Saturday, February 25, 2012

When reading the Gospel, I often make the mistake of identifying with the one Jesus encourages and praises, and seeing someone else as the one Jesus admonishes and corrects. It is a convenient strategy for glorifying my actions and rationalizing my judgment of others.

Rather than reading the Gospel with a sincere heart, I use the Gospel to support my own decisions. Instead of letting the Word of God form me, I rework the Word of God and gratify myself with my good works. However, when I am humble enough to see myself even in the least appealing Gospel characters, then the Word of God becomes an examination of conscience. I finally listen to what Christ is saying.

Jesus’ call for Levi’s conversion is an example of humble acceptance. Levi invites Jesus to his home for a meal, inviting other tax collectors and sinners. When the Pharisees criticize Jesus, he tells them he came to heal sinners, not the righteous. If we think Jesus is praising anyone in this story, then we need to read it again.

Jesus’ comment could be just as critical of Levi as it is of the Pharisees. Levi and his guests need healing. They are spiritually ill. The Pharisees and scribes, too, are ill. The difference between these two groups is humility. The Pharisees and scribes wonder why Jesus does not call them to follow him as disciples, or why he does not compliment them for their faithful adherence to the Law. In fact, Jesus is not concerned with their outward devotion. He is calling them to the same healing, the same contrition of heart, to which he calls all people. His rebuke of their criticism is not a dismissal. He does not intend to send them away angry. He calls them to recognize their spiritual illness and to return to God in humility. Unlike Levi, they are too proud to admit that they fail to live up to God’s expectations.

Depending on where we are in our conversion, we may assume that Jesus is either calling us to follow Him as a disciple or calling us to healing. This “either/or” mentality creates a false disparity. We all are called to healing…and we all are called to discipleship. One does not necessarily precede or overshadow the other.
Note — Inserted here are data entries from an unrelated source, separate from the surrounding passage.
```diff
-        for (int q = 0; q < NT; q++) {
-            int mine = off;
-            for (int w = 0; w < 16; w++) { const int c = wcnt[q][w]; if (w < wave) mine += c; off += c; }
-            mine += __popcll(mask[q] & ((1ull << lane) - 1ull));
-            if (keep[q]) {
-                const int i = i0 + q * 1024 + t;
-                if (mode == 0) rows_out[mine] = i;
-                else { mean_out[mine] = mv[q]; disp_out[mine] = dv[q]; }
-            }
-        }
-        __syncthreads();
-        if (t == 0) base_s = off;
-        __syncthreads();
-    }
-    if (t == 0) *count_out = base_s;
+    int before = 0;
+    for (int k = t; k < (int)blockIdx.x; k += kCompactTile) before += tile_cnt[k];
+    for (int o = 32; o > 0; o >>= 1) before += __shfl_xor(before, o, 64);
+    if (lane == 0 && before) atomicAdd(&base_s, before);
+    const bool keep = i < n && compact_keep(mode, i, allZero, disp_in, thresh);
+    const unsigned long long mask = __ballot(keep);
+    if (lane == 0) wcnt[wave] = __popcll(mask);
+    __syncthreads();
+    int mine = base_s, total = base_s;
+    for (int w = 0; w < kCompactTile / 64; w++) { const int c = wcnt[w]; if (w < wave) mine += c; total += c; }
+    mine += __popcll(mask & ((1ull << lane) - 1ull));
+    if (keep) {
+        if (mode == 0) rows_out[mine] = i;
+        else { mean_out[mine] = mean_in[i]; disp_out[mine] = disp_in[i]; }
+        post(i);
+    }
+    if (t == 0 && blockIdx.x == gridDim.x - 1) *count_out = total;
+}
+__global__ void __launch_bounds__(kCompactTile) compact_scatter_kernel(int mode, int n, const int32_t *allZero, const double *mean_in,
+                                                                       const double *disp_in, double thresh, const int32_t *tile_cnt,
+                                                                       int32_t *rows_out, double *mean_out, double *disp_out,
+                                                                       int32_t *count_out) {
+    compact_scatter_body(mode, n, allZero, mean_in, disp_in, thresh, tile_cnt, rows_out, mean_out, disp_out, count_out, [](int) {});
 }
 
 DSQ_DEV uint64_t key_of(double d) {
@@ -551,12 +557,17 @@
     const double *beta_init;
     double *opt_start;
     const int32_t *opt_conv;
+    int fold_final;
+    const int32_t *allZero;
 };
 
+DSQ_DEV void alpha_init_gene(const RuleParams &q, int g);
 __global__ void alpha_init_kernel(RuleParams q) {
     const int i = blockIdx.x * blockDim.x + threadIdx.x;
     if (i >= rows_count(q.rw)) return;
-    const int g = rows_gene(q.rw, i);
+    alpha_init_gene(q, rows_gene(q.rw, i));
+}
+DSQ_DEV void alpha_init_gene(const RuleParams &q, int g) {
     const double bm = q.baseMean[g], bv = q.baseVar[g];
     const double xim = q.xim_dev ? *q.xim_dev : q.xim;
     const double mom = (bv - xim * bm) / (bm * bm);
@@ -582,13 +593,17 @@
     if (refit) q.grid_rows[atomicAdd(q.grid_count, 1)] = g;
 }
 
+DSQ_DEV double gene_est_final_gene(const RuleParams &q, int g) {
+    double d = q.dge[g];
+    if (q.grid_flag[g]) d = dexp(q.la_grid[g]);
+    d = np_min(np_max(d, q.minDisp), q.maxDisp);
+    q.dge[g] = d;
+    return d;
+}
 __global__ void gene_est_final_kernel(RuleParams q) {
     const int i = blockIdx.x * blockDim.x + threadIdx.x;
     if (i >= rows_count(q.rw)) return;
-    const int g = rows_gene(q.rw, i);
-    double d = q.dge[g];
-    if (q.grid_flag[g]) d = dexp(q.la_grid[g]);
-    q.dge[g] = np_min(np_max(d, q.minDisp), q.maxDisp);
+    gene_est_final_gene(q, rows_gene(q.rw, i));
 }
 
 __global__ void map_init_kernel(RuleParams q) {
@@ -596,7 +611,7 @@
     if (i >= rows_count(q.rw)) return;
     const int g = rows_gene(q.rw, i);
     const double fit = q.dispFit_in ? q.dispFit_in[g] : q.scalars[DSQ_SC_COEF0] + q.scalars[DSQ_SC_COEF1] / q.baseMean[g];
-    const double d = q.dge[g];
+    const double d = q.fold_final ? gene_est_final_gene(q, g) : q.dge[g];
     double init = (d > 0.1 * fit) ? d : fit;
     if (init != init) init = fit;
     q.dispFit[g] = fit;
@@ -691,6 +706,22 @@
     if (i >= rows_count(rw)) return;
     const int g = rows_gene(rw, i);
     if ((flag[g] != 0) == (want != 0)) rows_out[atomicAdd(count, 1)] = g;
+}
+__global__ void list_alpha_init_kernel(Rows rw, const int32_t *flag, int want, int32_t *rows_out, int32_t *count, RuleParams q) {
+    const int i = blockIdx.x * blockDim.x + threadIdx.x;
+    if (i >= rows_count(rw)) return;
+    const int g = rows_gene(rw, i);
+    if ((flag[g] != 0) == (want != 0)) { rows_out[atomicAdd(count, 1)] = g; alpha_init_gene(q, g); }
+}
+
+__global__ void __launch_bounds__(kCompactTile) compact_scatter_alpha_kernel(int n, const int32_t *allZero, const int32_t *tile_cnt,
+                                                                             int32_t *rows_out, int32_t *count_out, RuleParams q) {
+    compact_scatter_body(0, n, allZero, nullptr, nullptr, 0.0, tile_cnt, rows_out, nullptr, nullptr, count_out,
+                         [&](int g) { alpha_init_gene(q, g); });
+}
+__global__ void __launch_bounds__(kCompactTile) compact_count_final_kernel(int n, const double *disp_in, double thresh, int32_t *tile_cnt,
+                                                                           RuleParams q) {
+    compact_count_body(1, n, nullptr, nullptr, disp_in, thresh, tile_cnt, [&](int g) { if (q.allZero[g] == 0) gene_est_final_gene(q, g); });
 }
 
 struct NaRowsParams {
@@ -913,7 +944,7 @@
     q.dge = o->dispGeneEst; q.dispGeneIter = o->dispGeneIter;
     q.grid_flag = P.grid_flag; q.grid_rows = P.rows_grid;
     q.scalars = o->scalars;
-    q.dispFit_in = a->dispFit_in;
+    q.dispFit_in = a->dispFit_in; q.allZero = o->allZero;
     q.dispFit = o->dispFit; q.log_dfit = P.log_dfit; q.la_init = P.la_init; q.dispMAP = o->dispMAP;
     q.dispersion = o->dispersion; q.dispIter = o->dispIter; q.dispOutlier = o->dispOutlier;
     q.beta_nat = P.beta_nat; q.beta_var = P.beta_var; q.beta_iter = P.beta_iter;
@@ -1077,11 +1108,17 @@
     return Rows{P.rows_lpt, rw.n_dev, rw.n};
 }
 
+static bool alpha_in_scatter(const DsqDeseqArgs *a) { return a->nf_is_vector != 0; }
+static bool alpha_in_refit_list(const DsqDeseqArgs *a) { return a->nf_is_vector != 0 && (a->phases & DSQ_PH_OUTLIERS) != 0; }
+static bool final_in_trend(const DsqDeseqArgs *a) {
+    return (a->phases & DSQ_PH_GENE_EST) && (a->phases & DSQ_PH_TREND) && !a->trend_mean;
+}
+
 static int gene_est(Pipe &P, const Rows &rw, const int32_t *y, double *mu_hat, int cnt_grid, int cnt_optim,
-                    int32_t *optim_flag) {
+                    int32_t *optim_flag, bool alpha_done, bool final_elsewhere) {
     const DsqDeseqArgs *a = P.a;
     RuleParams q = rule_params(P, rw);
-    hipLaunchKernelGGL(alpha_init_kernel, ew_grid(P.n), dim3(256), 0, P.st, q);
+    if (!alpha_done) hipLaunchKernelGGL(alpha_init_kernel, ew_grid(P.n), dim3(256), 0, P.st, q);
     int rc;
     if (a->linearMu) {
         bool ok = false;
@@ -1107,14 +1144,15 @@
     Rows gr = {P.rows_grid, P.counters + cnt_grid, P.n};
     rc = launch_fit_disp(P, gr, y, mu_hat, P.la0, P.la0, false, a->weights_floor, a->useCR != 0, true, "fit_disp_grid");
     if (rc) return rc;
-    hipLaunchKernelGGL(gene_est_final_kernel, ew_grid(P.n), dim3(256), 0, P.st, q);
+    if (!final_elsewhere) hipLaunchKernelGGL(gene_est_final_kernel, ew_grid(P.n), dim3(256), 0, P.st, q);
     DSQ_HIP(hipGetLastError());
     return DSQ_OK;
 }
 
-static int map_est(Pipe &P, const Rows &rw, const int32_t *y, const double *mu_hat, int cnt_grid) {
+static int map_est(Pipe &P, const Rows &rw, const int32_t *y, const double *mu_hat, int cnt_grid, bool with_final) {
     const DsqDeseqArgs *a = P.a;
     RuleParams q = rule_params(P, rw);
+    q.fold_final = with_final ? 1 : 0;
     hipLaunchKernelGGL(map_init_kernel, ew_grid(P.n), dim3(256), 0, P.st, q);
     int rc = launch_fit_disp(P, rw, y, mu_hat, P.la_init, P.log_dfit, true, a->weights_norm, a->useCR != 0, false, "fit_disp");
     if (rc) return rc;
@@ -1539,21 +1577,36 @@
     return rc;
 }
 
+static void launch_compact(int mode, int n, int32_t *allZero, const int32_t *force_zero, const double *mean_in, const double *disp_in,
+                           double thresh, int32_t *tile_cnt, int32_t *rows_out, double *mean_out, double *disp_out, int32_t *count_out,
+                           hipStream_t st) {
+    const dim3 grid((unsigned)compact_tiles(n)), block(kCompactTile);
+    hipLaunchKernelGGL(compact_count_kernel, grid, block, 0, st, mode, n, allZero, force_zero, disp_in, thresh, tile_cnt);
+    hipLaunchKernelGGL(compact_scatter_kernel, grid, block, 0, st, mode, n, (const int32_t *)allZero, mean_in, disp_in, thresh,
+                       (const int32_t *)tile_cnt, rows_out, mean_out, disp_out, count_out);
+}
+
 static int phase_gene_est(Pipe &P, const Rows &nz) {
     const DsqDeseqArgs *a = P.a;
     const DsqDeseqOut *o = P.o;
     const Rows all = {nullptr, nullptr, P.n};
     int rc = launch_prefit_rows(P, all, a->y);
     if (rc) return rc;
-    hipLaunchKernelGGL(compact_kernel, dim3(1), dim3(1024), 0, P.st, 0, P.n, o->allZero, a->force_zero,
-                       (const double *)nullptr, (const double *)nullptr, 0.0, P.rows_nz, (double *)nullptr,
-                       (double *)nullptr, P.counters + CNT_NZ);
+    if (alpha_in_scatter(a)) {
+        const dim3 grid((unsigned)compact_tiles(P.n)), block(kCompactTile);
+        hipLaunchKernelGGL(compact_count_kernel, grid, block, 0, P.st, 0, P.n, o->allZero, a->force_zero, (const double *)nullptr, 0.0,
+                           (int32_t *)P.resbuf);
+        hipLaunchKernelGGL(compact_scatter_alpha_kernel, grid, block, 0, P.st, P.n, (const int32_t *)o->allZero,
+                           (const int32_t *)P.resbuf, P.rows_nz, P.counters + CNT_NZ, rule_params(P, nz));
+    } else
+        launch_compact(0, P.n, o->allZero, a->force_zero, nullptr, nullptr, 0.0, (int32_t *)P.resbuf, P.rows_nz, nullptr, nullptr,
+                       P.counters + CNT_NZ, P.st);
     if (!a->nf_is_vector) {
         double *b;
         if ((rc = xim_scratch(P, &b))) return rc;
         DSQ_HIP(launch_xim_rows(a->nf, P.rows_nz, P.counters + CNT_NZ, P.m, P.ld, b, P.xim_dev, P.st));
     }
-    return gene_est(P, nz, a->y, o->mu_hat, CNT_GRID1, CNT_OPT1, o->optim_geneest);
+    return gene_est(P, nz, a->y, o->mu_hat, CNT_GRID1, CNT_OPT1, o->optim_geneest, alpha_in_scatter(a), final_in_trend(a));
 }
 
 static int phase_trend(Pipe &P) {
@@ -1564,9 +1617,15 @@
     const double *td = a->trend_mean ? a->trend_disp : o->dispGeneEst;
     const int nt = a->trend_mean ? a->n_trend : P.n;
     if (!(a->phases & DSQ_PH_GENE_EST)) DSQ_HIP(hipMemsetAsync(P.counters + CNT_TREND, 0, sizeof(int32_t), st));
-    hipLaunchKernelGGL(compact_kernel, dim3(1), dim3(1024), 0, st, 1, nt, (int32_t *)nullptr, (const int32_t *)nullptr,
-                       tm, td, 100.0 * a->minDisp, (int32_t *)nullptr, P.trend_mean_c, P.trend_disp_c,
-                       P.counters + CNT_TREND);
+    if (final_in_trend(a)) {
+        const dim3 grid((unsigned)compact_tiles(nt)), block(kCompactTile);
+        hipLaunchKernelGGL(compact_count_final_kernel, grid, block, 0, st, nt, td, 100.0 * a->minDisp, (int32_t *)P.resbuf,
+                           rule_params(P, Rows{P.rows_nz, P.counters + CNT_NZ, P.n}));
+        hipLaunchKernelGGL(compact_scatter_kernel, grid, block, 0, st, 1, nt, (const int32_t *)nullptr, tm, td, 100.0 * a->minDisp,
+                           (const int32_t *)P.resbuf, (int32_t *)nullptr, P.trend_mean_c, P.trend_disp_c, P.counters + CNT_TREND);
+    } else
+        launch_compact(1, nt, nullptr, nullptr, tm, td, 100.0 * a->minDisp, (int32_t *)P.resbuf, nullptr, P.trend_mean_c, P.trend_disp_c,
+                       P.counters + CNT_TREND, st);
     capi_prof_begin("trend_fit", nt, st);
     if (a->dispFit_in) {
         hipLaunchKernelGGL(trend_given_kernel, dim3(1), dim3(1), 0, st, o->scalars, o->status);
@@ -1599,7 +1658,7 @@
         DSQ_HIP(hipMemsetAsync(P.counters + CNT_OPT2, 0, sizeof(int32_t), P.st));
         DSQ_HIP(hipMemsetAsync(P.counters + CNT_OPT3, 0, sizeof(int32_t), P.st));
     }
-    int rc = map_est(P, nz, a->y, o->mu_hat, CNT_GRID2);
+    int rc = map_est(P, nz, a->y, o->mu_hat, CNT_GRID2, false);
     if (rc) return rc;
     if ((rc = test_fit(P, nz, a->y, o->mu, o->H, CNT_OPT2))) return rc;
     const bool z = *counters_zeroed = (a->phases & (DSQ_PH_OUTLIERS | DSQ_PH_OUTLIERS_DETECT)) && !((a->phases & DSQ_PH_PRIOR) && a->betaPrior);
@@ -1651,7 +1710,11 @@
     const Rows rep = {P.rows_rep, P.counters + CNT_REP, n};
     const int rc = launch_prefit_rows(P, rep, o->replaceCounts);
     if (rc) return rc;
-    hipLaunchKernelGGL(list_kernel, ew_grid(n), dim3(256), 0, st, rep, (const int32_t *)o->allZero, 0, P.rows_refit, P.counters + CNT_REFIT);
+    if (alpha_in_refit_list(a)) {
+        hipLaunchKernelGGL(list_alpha_init_kernel, ew_grid(n), dim3(256), 0, st, rep, (const int32_t *)o->allZero, 0, P.rows_refit,
+                           P.counters + CNT_REFIT, rule_params(P, Rows{P.rows_refit, P.counters + CNT_REFIT, n}));
+    } else
+        hipLaunchKernelGGL(list_kernel, ew_grid(n), dim3(256), 0, st, rep, (const int32_t *)o->allZero, 0, P.rows_refit, P.counters + CNT_REFIT);
     return DSQ_OK;
 }
 
@@ -1674,8 +1737,8 @@
         DSQ_HIP(launch_xim_flagged(a->nf, P.n, P.m, P.ld, o->replace, o->allZero, b, P.xim_dev + 1, P.st));
         P.xim_cur = P.xim_dev + 1;
     }
-    if ((rc = gene_est(P, rf, o->replaceCounts, o->mu_hat, CNT_GRID1R, CNT_OPT1R, o->optim_geneest))) return rc;
-    if ((rc = map_est(P, rf, o->replaceCounts, o->mu_hat, CNT_GRID2R))) return rc;
+    if ((rc = gene_est(P, rf, o->replaceCounts, o->mu_hat, CNT_GRID1R, CNT_OPT1R, o->optim_geneest, alpha_in_refit_list(a), true))) return rc;
+    if ((rc = map_est(P, rf, o->replaceCounts, o->mu_hat, CNT_GRID2R, true))) return rc;
     if ((rc = join_side(P))) return rc;
     if ((rc = test_fit(P, rf, o->replaceCounts, o->mu_hat, nullptr, CNT_OPT2R))) return rc;
     if (a->betaPrior && (rc = prior_fit(P, rf, o->replaceCounts, CNT_OPT2R))) return rc;
```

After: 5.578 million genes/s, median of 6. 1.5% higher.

Until we enter the Glory of Heaven, we continually have sin or some other weakness in our lives needing God’s healing. No matter how far we travel with the Cross on our shoulders, we are always Jesus’ disciples. We should not think there is a time when we will not need to follow Christ’s examples or not need to ask for God’s healing.

Let us deepen our call to discipleship this Lent. But let us not lose sight of our own weaknesses. Every time we enter the Scriptures, it should be a time with the Divine Physician. Let Him show us were we can grow, and let us accept the grace of His continual healing.